*What you should do*: From the data below, copy out every line in which the word "sqrtf" occurs.

*Materials provided*:
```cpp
__global__ void __launch_bounds__(64) sample_length_kernel(const float* __restrict__ logits, const float* __restrict__ u,
                                                           const int T, const int min_len, long long* __restrict__ end_ind) {
    const int b = blockIdx.x, lane = threadIdx.x;
    const float* l = logits + (size_t)b * T;
    double m = -INFINITY;
    for (int t = lane; t < T; t += 64) m = fmax(m, (double)l[t]);
    for (int o = 32; o > 0; o >>= 1) m = fmax(m, __shfl_xor(m, o));
    double se = 0.0;
    for (int t = lane; t < T; t += 64) se += exp((double)l[t] - m);
    for (int o = 32; o > 0; o >>= 1) se += __shfl_xor(se, o);
    if (lane == 0) {
        const double target = (double)u[b];
        double c = 0.0;
        int idx = 0;
        for (int t = 0; t < T; ++t) {
            c += exp((double)l[t] - m) / se;
            if (c <= target) idx = t + 1;
        }
        idx = min(idx, T - 1);
        end_ind[b] = max(idx, min_len);
    }
}

}

#define STREAM() hipStream_t stream = reinterpret_cast<hipStream_t>(stream_)

extern "C" int gcpx_aux_sample_indices(const int64_t* end_ind, const float* u, int32_t B, int32_t temp_dist, int64_t* inv_t0,
                                       int64_t* inv_t1, int64_t* cost_start, int64_t* cost_end, void* stream_) {
    STREAM();
    GCPX_CHECK_ARG(end_ind && u && inv_t0 && inv_t1 && cost_start && cost_end && B > 0 && temp_dist >= 1, "bad arguments");
    hipLaunchKernelGGL(aux_sample_indices_kernel<false>, dim3((B + 63) / 64), dim3(64), 0, stream, (const long long*)end_ind, u, B, temp_dist,
                       (long long*)inv_t0, (long long*)inv_t1, (long long*)cost_start, (long long*)cost_end);
    GCPX_CHECK_LAUNCH();
    return GCPX_OK;
}

extern "C" int gcpx_aux_sample_indices_gauss(const int64_t* end_ind, const float* n, int32_t B, int32_t temp_dist, int64_t* inv_t0,
                                             int64_t* inv_t1, int64_t* cost_start, int64_t* cost_end, void* stream_) {
    STREAM();
    GCPX_CHECK_ARG(end_ind && n && inv_t0 && inv_t1 && cost_start && cost_end && B > 0 && temp_dist >= 1, "bad arguments");
    hipLaunchKernelGGL(aux_sample_indices_kernel<true>, dim3((B + 63) / 64), dim3(64), 0, stream, (const long long*)end_ind, n, B, temp_dist,
                       (long long*)inv_t0, (long long*)inv_t1, (long long*)cost_start, (long long*)cost_end);
    GCPX_CHECK_LAUNCH();
    return GCPX_OK;
}

extern "C" int gcpx_aux_index_rows(const int64_t* inv_t0, const int64_t* inv_t1, const int64_t* cost_start, const int64_t* cost_end,
                                   int32_t B, int32_t T, int32_t Wd, int32_t* rows, void* stream_) {
    STREAM();
    GCPX_CHECK_ARG(inv_t0 && inv_t1 && cost_start && cost_end && rows && B > 0 && T > 0 && Wd > 0, "bad arguments");
    hipLaunchKernelGGL(aux_index_rows_kernel, dim3((B + 63) / 64), dim3(64), 0, stream, (const long long*)inv_t0, (const long long*)inv_t1,
                       (const long long*)cost_start, (const long long*)cost_end, B, T, Wd, rows);
    GCPX_CHECK_LAUNCH();
    return GCPX_OK;
}

extern "C" int gcpx_path_cost(const float* x, const int64_t* start_idx, const int64_t* end_idx, int32_t B, int32_t T, int32_t rows,
                              int32_t row_len, float* partial, float* out, void* stream_) {
    STREAM();
    GCPX_CHECK_ARG(x && start_idx && end_idx && partial && out && B > 0 && T > 1 && rows > 0 && row_len > 0, "bad arguments");
    hipLaunchKernelGGL(path_cost_rows_kernel<1>, dim3((rows + 3) / 4, B), dim3(256), 0, stream, x, (const long long*)start_idx,
                       (const long long*)end_idx, T, rows, row_len, partial);
    hipLaunchKernelGGL(path_cost_finish_kernel, dim3(B), dim3(256), 0, stream, partial, rows, out);
    GCPX_CHECK_LAUNCH();
    return GCPX_OK;
}

extern "C" int gcpx_sample_length(const float* logits, const float* u, int32_t B, int32_t T, int32_t min_len, int64_t* end_ind,
                                  void* stream_) {
    STREAM();
    GCPX_CHECK_ARG(logits && u && end_ind && B > 0 && T > 0 && min_len >= 0 && min_len < T, "bad arguments");
    hipLaunchKernelGGL(sample_length_kernel, dim3(B), dim3(64), 0, stream, logits, u, T, min_len, (long long*)end_ind);
    GCPX_CHECK_LAUNCH();
    return GCPX_OK;
}
```

### video-gcp_amd/csrc/misc.hip

```cpp
#include "common.h"

#include <cstdarg>
#include <cstdio>

static thread_local char g_err[512] = "";

void gcpx_set_error(const char* fmt, ...) {
    va_list ap;
    va_start(ap, fmt);
    vsnprintf(g_err, sizeof(g_err), fmt, ap);
    va_end(ap);
}

extern "C" const char* gcpx_last_error(void) { return g_err; }
extern "C" int gcpx_version(void) { return GCPX_VERSION; }

namespace {

__global__ void __launch_bounds__(256) bn_finalize_kernel(const float* __restrict__ partial, const int n_partial,
                                                          const int pitch, const int C, const double count,
                                                          const float* __restrict__ gamma,
                                                          const float* __restrict__ beta, const float eps,
                                                          float* __restrict__ scale, float* __restrict__ shift,
                                                          float* running_mean, float* running_var,
// ... 51 lines not shown
#pragma unroll
    for (int r = 0; r < 10; ++r) {
        const unsigned hi0 = __umulhi(0xD2511F53u, c.x), lo0 = 0xD2511F53u * c.x;
        const unsigned hi1 = __umulhi(0xCD9E8D57u, c.z), lo1 = 0xCD9E8D57u * c.z;
        c = make_uint4(hi1 ^ c.y ^ k.x, lo1, hi0 ^ c.w ^ k.y, lo0);
        k.x += 0x9E3779B9u; k.y += 0xBB67AE85u;
    }
    return c;
}

__global__ void __launch_bounds__(256) randn_kernel(float* __restrict__ out, const long long n, const unsigned long long* __restrict__ state) {
    const unsigned long long seed = state[0], ctr = state[1] + (unsigned long long)blockIdx.x * 256 + threadIdx.x;
    const long long i = ((long long)blockIdx.x * 256 + threadIdx.x) * 4;
    if (i >= n) return;
    const uint4 r = philox4x32_10(make_uint4((unsigned)ctr, (unsigned)(ctr >> 32), 0u, 0u), make_uint2((unsigned)seed, (unsigned)(seed >> 32)));
    const float u0 = ((r.x >> 8) + 1u) * 5.9604644775390625e-8f, u1 = (r.y >> 8) * 5.9604644775390625e-8f;
    const float u2 = ((r.z >> 8) + 1u) * 5.9604644775390625e-8f, u3 = (r.w >> 8) * 5.9604644775390625e-8f;
    const float ra = sqrtf(-2.f * __logf(u0)), rb = sqrtf(-2.f * __logf(u2));
    float sa, ca, sb, cb;
    __sincosf(6.283185307179586f * u1, &sa, &ca);
    __sincosf(6.283185307179586f * u3, &sb, &cb);
    const float v[4] = {ra * ca, ra * sa, rb * cb, rb * sb};
    if (i + 3 < n) {
        *reinterpret_cast<float4*>(out + i) = make_float4(v[0], v[1], v[2], v[3]);
    } else {
        for (int k = 0; k < 4 && i + k < n; ++k) out[i + k] = v[k];
    }
}

__global__ void rng_advance_kernel(unsigned long long* state, const unsigned long long inc) { state[1] += inc; }

__global__ void bn_fold_kernel(const float* __restrict__ rm, const float* __restrict__ rv,
                               const float* __restrict__ gamma, const float* __restrict__ beta, const float eps,
                               const int C, float* __restrict__ scale, float* __restrict__ shift) {
    const int c = blockIdx.x * blockDim.x + threadIdx.x;
    if (c < C) {
        const float sc = gamma[c] / sqrtf(rv[c] + eps);
        scale[c] = sc;
        shift[c] = beta[c] - rm[c] * sc;
    }
}

__device__ __forceinline__ long long trunc_mid(long long tl, long long tr) {
    const long long s = tl + tr;
    return s >= 0 ? s / 2 : -((-s) / 2);
}

__global__ void __launch_bounds__(256) balanced_binding_kernel(const int64_t* __restrict__ end_ind, const int B,
                                                               const int L, const int T, int32_t* __restrict__ node_t,
                                                               int32_t* __restrict__ leave,
                                                               int32_t* __restrict__ frame2node,
                                                               int32_t* __restrict__ etilde_row,
                                                               int32_t* __restrict__ seq_len,
                                                               int32_t* __restrict__ node2row) {
    const int b = blockIdx.x;
    const int N = (1 << L) - 1;
    const long long end = end_ind[b];
    const int root = (N - 1) / 2;
    for (int t = threadIdx.x; t < T; t += blockDim.x) frame2node[(size_t)b * T + t] = root;
    if (threadIdx.x == 0) seq_len[b] = (int32_t)(end + 1);
    __syncthreads();
    for (int p = threadIdx.x; p < N; p += blockDim.x) {
        const int tz = __ffs(p + 1) - 1;
        const int l = L - 1 - tz;
        const int jn = (p + 1) >> (tz + 1);
        long long tl = -1, tr = end + 1, t = 0;
        for (int k = 0; k <= l; ++k) {
            t = trunc_mid(tl, tr);
            if (k == l) break;
            if ((jn >> (l - 1 - k)) & 1) tl = t; else tr = t;
        }
        const int keep = !(t == tl || t == tr);
        node_t[(size_t)b * N + p] = (int32_t)t;
        leave[(size_t)b * N + p] = keep;
        if (keep && t >= 0 && t < T) frame2node[(size_t)b * T + t] = p;
        if (node2row) node2row[(size_t)b * N + p] = (keep && t >= 0 && t < T) ? (int32_t)(b * T + t) : -1;
        if (etilde_row) {
            long long tc = t < 0 ? 0 : (t >= T ? T - 1 : t);
            etilde_row[(size_t)B * ((1 << l) - 1) + (size_t)b * (1 << l) + jn] = (int32_t)(b * T + tc);
        }
    }
}
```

*Output*:
    const float ra = sqrtf(-2.f * __logf(u0)), rb = sqrtf(-2.f * __logf(u2));
        const float sc = gamma[c] / sqrtf(rv[c] + eps);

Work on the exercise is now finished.